=== DATASET CONTENT ===
inline void reduce_finalize_fwd(hipStream_t stream, const float* part, int nblk, float* l2, unsigned* cnt,
                                const FwdFin& f) {
  const int C = f.C, S = (nblk + kRowsPerSplit - 1) / kRowsPerSplit;
  if (cnt != nullptr) {
    hipLaunchKernelGGL(bn_fwd_reduce_finalize_kernel<kFinNT>, dim3((C + 63) / 64, S), dim3(kFinNT), 0, stream, part, nblk, l2, S,
                       cnt, f);
    return;
  }
  hipLaunchKernelGGL(bn_partial_reduce_kernel<kFinNT>,
                     dim3((C + 63) / 64, S, 2), dim3(kFinNT), 0, stream, part, nblk, C, l2, S);
  hipLaunchKernelGGL(bn_fwd_finalize_kernel<kFinNT>, dim3((C + 63) / 64),
                     dim3(kFinNT), 0, stream, l2, l2 + (int64_t)S * C, S,
                     f.x_row0, C, f.M, f.gamma, f.beta, f.eps, f.momentum, f.running_mean, f.running_var, f.save_mean,
                     f.save_invstd, f.scale, f.bias);
}

inline void reduce_finalize_bwd(hipStream_t stream, const float* part, int nblk, float* l2, unsigned* cnt,
                                const BwdFin& f) {
  const int C = f.C, S = (nblk + kRowsPerSplit - 1) / kRowsPerSplit;
  if (cnt != nullptr) {
    hipLaunchKernelGGL(bn_bwd_reduce_finalize_kernel<kFinNT>, dim3((C + 63) / 64, S), dim3(kFinNT), 0, stream, part, nblk, l2, S,
                       cnt, f);
    return;
  }
  hipLaunchKernelGGL(bn_partial_reduce_kernel<kFinNT>,
                     dim3((C + 63) / 64, S, 2), dim3(kFinNT), 0, stream, part, nblk, C, l2, S);
  hipLaunchKernelGGL(bn_bwd_finalize_kernel<kFinNT>, dim3((C + 63) / 64),
                     dim3(kFinNT), 0, stream, l2, l2 + (int64_t)S * C, S, C,
                     f.M, f.gamma, f.mean, f.invstd, f.dgamma, f.dbeta, f.coef, f.accumulate);
}

struct alignas(8) u8x8 {
  uint8_t v[8];
};

__global__ __launch_bounds__(256) void stem_apply_pool_kernel(const bf16x8* __restrict__ x,
                                                              const float* __restrict__ sb, bf16x8* __restrict__ y,
                                                              u8x8* __restrict__ idx, int N, int H, int W, int G,
                                                              int OH, int OW) {
  const unsigned j = blockIdx.x * 256u + threadIdx.x;
  if (j >= (unsigned)(OW * G)) return;
  const unsigned g = j % (unsigned)G, ow = j / (unsigned)G;
  const int C = G * 8;
  float a[8], b[8];
#pragma unroll
  for (int k = 0; k < 8; ++k) {
    a[k] = sb[g * 8 + k];
    b[k] = sb[C + g * 8 + k];
  }
  for (int row = blockIdx.y; row < N * OH; row += gridDim.y) {
    const int n = row / OH, oh = row - n * OH;
    float best[8];
    uint8_t arg[8];
#pragma unroll
    for (int k = 0; k < 8; ++k) {
      best[k] = -INFINITY;
      arg[k] = 255;
    }
    uint4 q[9];
    bool ok[9];
#pragma unroll
    for (int kh = 0; kh < 3; ++kh) {
      const int ih = oh * 2 - 1 + kh;
      const int ihc = ih < 0 ? 0 : (ih >= H ? H - 1 : ih);
#pragma unroll
      for (int kw = 0; kw < 3; ++kw) {
        const int iw = (int)ow * 2 - 1 + kw;
        const int iwc = iw < 0 ? 0 : (iw >= W ? W - 1 : iw);
        ok[kh * 3 + kw] = ih >= 0 && ih < H && iw >= 0 && iw < W;
        q[kh * 3 + kw] = *(const uint4*)(x + ((size_t)(n * H + ihc) * W + iwc) * G + g);
      }
    }
#pragma unroll
    for (int t9 = 0; t9 < 9; ++t9) {
      const uint32_t qw[4] = {q[t9].x, q[t9].y, q[t9].z, q[t9].w};
#pragma unroll
      for (int k = 0; k < 8; ++k) {
        const float xk = __uint_as_float((k & 1) ? (qw[k >> 1] & 0xffff0000u) : (qw[k >> 1] << 16));
        const float f = (float)(__bf16)fmaxf(fmaf(xk, a[k], b[k]), 0.f);
        if (ok[t9] && (f > best[k] || arg[k] == 255)) {
          best[k] = f;
          arg[k] = (uint8_t)t9;
        }
      }
    }
    bf16x8 o;
    u8x8 m;
#pragma unroll
    for (int k = 0; k < 8; ++k) {
      o.v[k] = f2bf(best[k]);
      m.v[k] = arg[k];
    }
    const size_t t = (size_t)row * OW * G + j;
    y[t] = o;
    idx[t] = m;
  }
}

__device__ __forceinline__ int stem_cover(int i, int O, int* o, int* k) {
  int n = 0;
  if (i & 1) {
    if ((i + 1) >> 1 < O) { o[n] = (i + 1) >> 1; k[n++] = 0; }
    o[n] = (i - 1) >> 1; k[n++] = 2;
  } else if ((i >> 1) < O) {
    o[n] = i >> 1; k[n++] = 1;
  }
  return n;
}

template <bool DX>
__global__ __launch_bounds__(256) void stem_pool_bn_bwd_kernel(const bf16x8* __restrict__ dy, const u8x8* __restrict__ idx,
                                                               const bf16x8* __restrict__ x, const float* __restrict__ sb,
                                                               const float* __restrict__ mean,
                                                               const float* __restrict__ invstd,
                                                               const float* __restrict__ coef, bf16x8* __restrict__ dx,
                                                               float* __restrict__ part, int N, int H, int W, int G,
                                                               int OH, int OW) {
  const int QH = (H + 1) / 2, QW = (W + 1) / 2;
  const unsigned j0 = blockIdx.x * 256u + threadIdx.x;
  const bool active = j0 < (unsigned)(QW * G);
  const unsigned j = active ? j0 : 0u;
  const unsigned g = j % (unsigned)G;
  const int qb = (int)(j / (unsigned)G);
  const int C = G * 8;
  float a[8], b[8], c1[8], c2[8], c3[8], s1[8], s2[8];
#pragma unroll
  for (int k = 0; k < 8; ++k) {
    a[k] = sb[g * 8 + k];
    b[k] = sb[C + g * 8 + k];
    if constexpr (DX) {
      c1[k] = coef[g * 8 + k];
      c2[k] = coef[C + g * 8 + k];
      c3[k] = coef[2 * C + g * 8 + k];
    } else {
      c1[k] = mean[g * 8 + k];
      c2[k] = invstd[g * 8 + k];
      c3[k] = 0.f;
    }
    s1[k] = s2[k] = 0.f;
  }
  for (int row = blockIdx.y; active && row < N * QH; row += gridDim.y) {
    const int n = row / QH, qa = row - n * QH;
    uint2 am[4];
    uint4 d[4], xq[4];
    bool wv[4], pv[4];
#pragma unroll
    for (int p = 0; p < 2; ++p)
#pragma unroll
      for (int q = 0; q < 2; ++q) {
        const int w4 = p * 2 + q, oh = qa + p, ow = qb + q;
        wv[w4] = oh < OH && ow < OW;
        const size_t off = ((size_t)(n * OH + (oh < OH ? oh : OH - 1)) * OW + (ow < OW ? ow : OW - 1)) * G + g;
        am[w4] = *(const uint2*)(idx + off);
        d[w4] = *(const uint4*)(dy + off);
        if (!wv[w4]) am[w4] = make_uint2(0xffffffffu, 0xffffffffu);
        const int ih = 2 * qa + p, iw = 2 * qb + q;
        pv[w4] = ih < H && iw < W;
        xq[w4] = *(const uint4*)(x + ((size_t)(n * H + (ih < H ? ih : H - 1)) * W + (iw < W ? iw : W - 1)) * G + g);
      }
#pragma unroll
    for (int di = 0; di < 2; ++di)
#pragma unroll
      for (int dj = 0; dj < 2; ++dj) {
        const int e = di * 2 + dj;
        const uint32_t xw[4] = {xq[e].x, xq[e].y, xq[e].z, xq[e].w};
        float o[8];
#pragma unroll
        for (int k = 0; k < 8; ++k) {
          float acc = 0.f;
#pragma unroll
          for (int p = 0; p < 2; ++p)
#pragma unroll
            for (int q = 0; q < 2; ++q) {
              const int kh = di + 1 - 2 * p, kw = dj + 1 - 2 * q;
              if (kh < 0 || kw < 0) continue;
              const int w4 = p * 2 + q;
              const uint32_t ab = (k < 4 ? am[w4].x : am[w4].y) >> (8 * (k & 3)) & 0xffu;
              const uint32_t dw = (k >> 1) == 0 ? d[w4].x : (k >> 1) == 1 ? d[w4].y : (k >> 1) == 2 ? d[w4].z : d[w4].w;
              const float dv = __uint_as_float((k & 1) ? (dw & 0xffff0000u) : (dw << 16));
              acc += ab == (uint32_t)(kh * 3 + kw) ? dv : 0.f;
            }
          const float xf = __uint_as_float((k & 1) ? (xw[k >> 1] & 0xffff0000u) : (xw[k >> 1] << 16));
          const float dz = (pv[e] && fmaf(xf, a[k], b[k]) > 0.f) ? (float)(__bf16)acc : 0.f;
          if constexpr (DX) {
            o[k] = fmaf(c1[k], dz, fmaf(c2[k], xf, c3[k]));
          } else {
            s1[k] += dz;
            s2[k] = fmaf(dz, (xf - c1[k]) * c2[k], s2[k]);
          }
        }
        if constexpr (DX) {
          if (pv[e]) store8(dx + ((size_t)(n * H + 2 * qa + di) * W + 2 * qb + dj) * G + g, o);
        }
      }
  }
  if constexpr (!DX) {
    __shared__ float red[256 * 17];
#pragma unroll
    for (int k = 0; k < 8; ++k) {
      red[threadIdx.x * 17 + k] = s1[k];
      red[threadIdx.x * 17 + 8 + k] = s2[k];
    }
    __syncthreads();
    const int nb = gridDim.x * gridDim.y, blk = blockIdx.y * gridDim.x + blockIdx.x;
    for (int e = threadIdx.x; e < G * 16; e += 256) {
      const int gg = e % G, v = e / G;
      float sum = 0.f;
      for (int r = gg; r < 256; r += G) sum += red[r * 17 + v];
      const int c = gg * 8 + (v & 7);
      part[((int64_t)(v < 8 ? 0 : nb) + blk) * C + c] = sum;
    }
  }
}

constexpr int g_stem_bwd_cap = 4096;

inline dim3 stem_bwd_grid(int N, int H, int W, int G, bool dx) {
  const int rows = N * ((H + 1) / 2), cap = dx ? 65535 : g_stem_bwd_cap;
  return dim3((((W + 1) / 2) * G + 255) / 256, rows < cap ? rows : cap);
}

}

PLX_API int64_t plx_bn_workspace(int64_t M, int C) {
  Plan p;
  if (!plan_for(M, C, &p)) return -1;
  return 2 * (int64_t)(p.nblk + p.S) * C;
}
===
TASK TO CARRY OUT:
Going back over the entries above, copy word for word every line from the one that has "ok[kh * 3 +" on through the one that has "o[n] = (i - 1) >> 1; k[n++] = 2;".

TASK OUTPUT:
        ok[kh * 3 + kw] = ih >= 0 && ih < H && iw >= 0 && iw < W;
        q[kh * 3 + kw] = *(const uint4*)(x + ((size_t)(n * H + ihc) * W + iwc) * G + g);
      }
    }
#pragma unroll
    for (int t9 = 0; t9 < 9; ++t9) {
      const uint32_t qw[4] = {q[t9].x, q[t9].y, q[t9].z, q[t9].w};
#pragma unroll
      for (int k = 0; k < 8; ++k) {
        const float xk = __uint_as_float((k & 1) ? (qw[k >> 1] & 0xffff0000u) : (qw[k >> 1] << 16));
        const float f = (float)(__bf16)fmaxf(fmaf(xk, a[k], b[k]), 0.f);
        if (ok[t9] && (f > best[k] || arg[k] == 255)) {
          best[k] = f;
          arg[k] = (uint8_t)t9;
        }
      }
    }
    bf16x8 o;
    u8x8 m;
#pragma unroll
    for (int k = 0; k < 8; ++k) {
      o.v[k] = f2bf(best[k]);
      m.v[k] = arg[k];
    }
    const size_t t = (size_t)row * OW * G + j;
    y[t] = o;
    idx[t] = m;
  }
}

__device__ __forceinline__ int stem_cover(int i, int O, int* o, int* k) {
  int n = 0;
  if (i & 1) {
    if ((i + 1) >> 1 < O) { o[n] = (i + 1) >> 1; k[n++] = 0; }
    o[n] = (i - 1) >> 1; k[n++] = 2;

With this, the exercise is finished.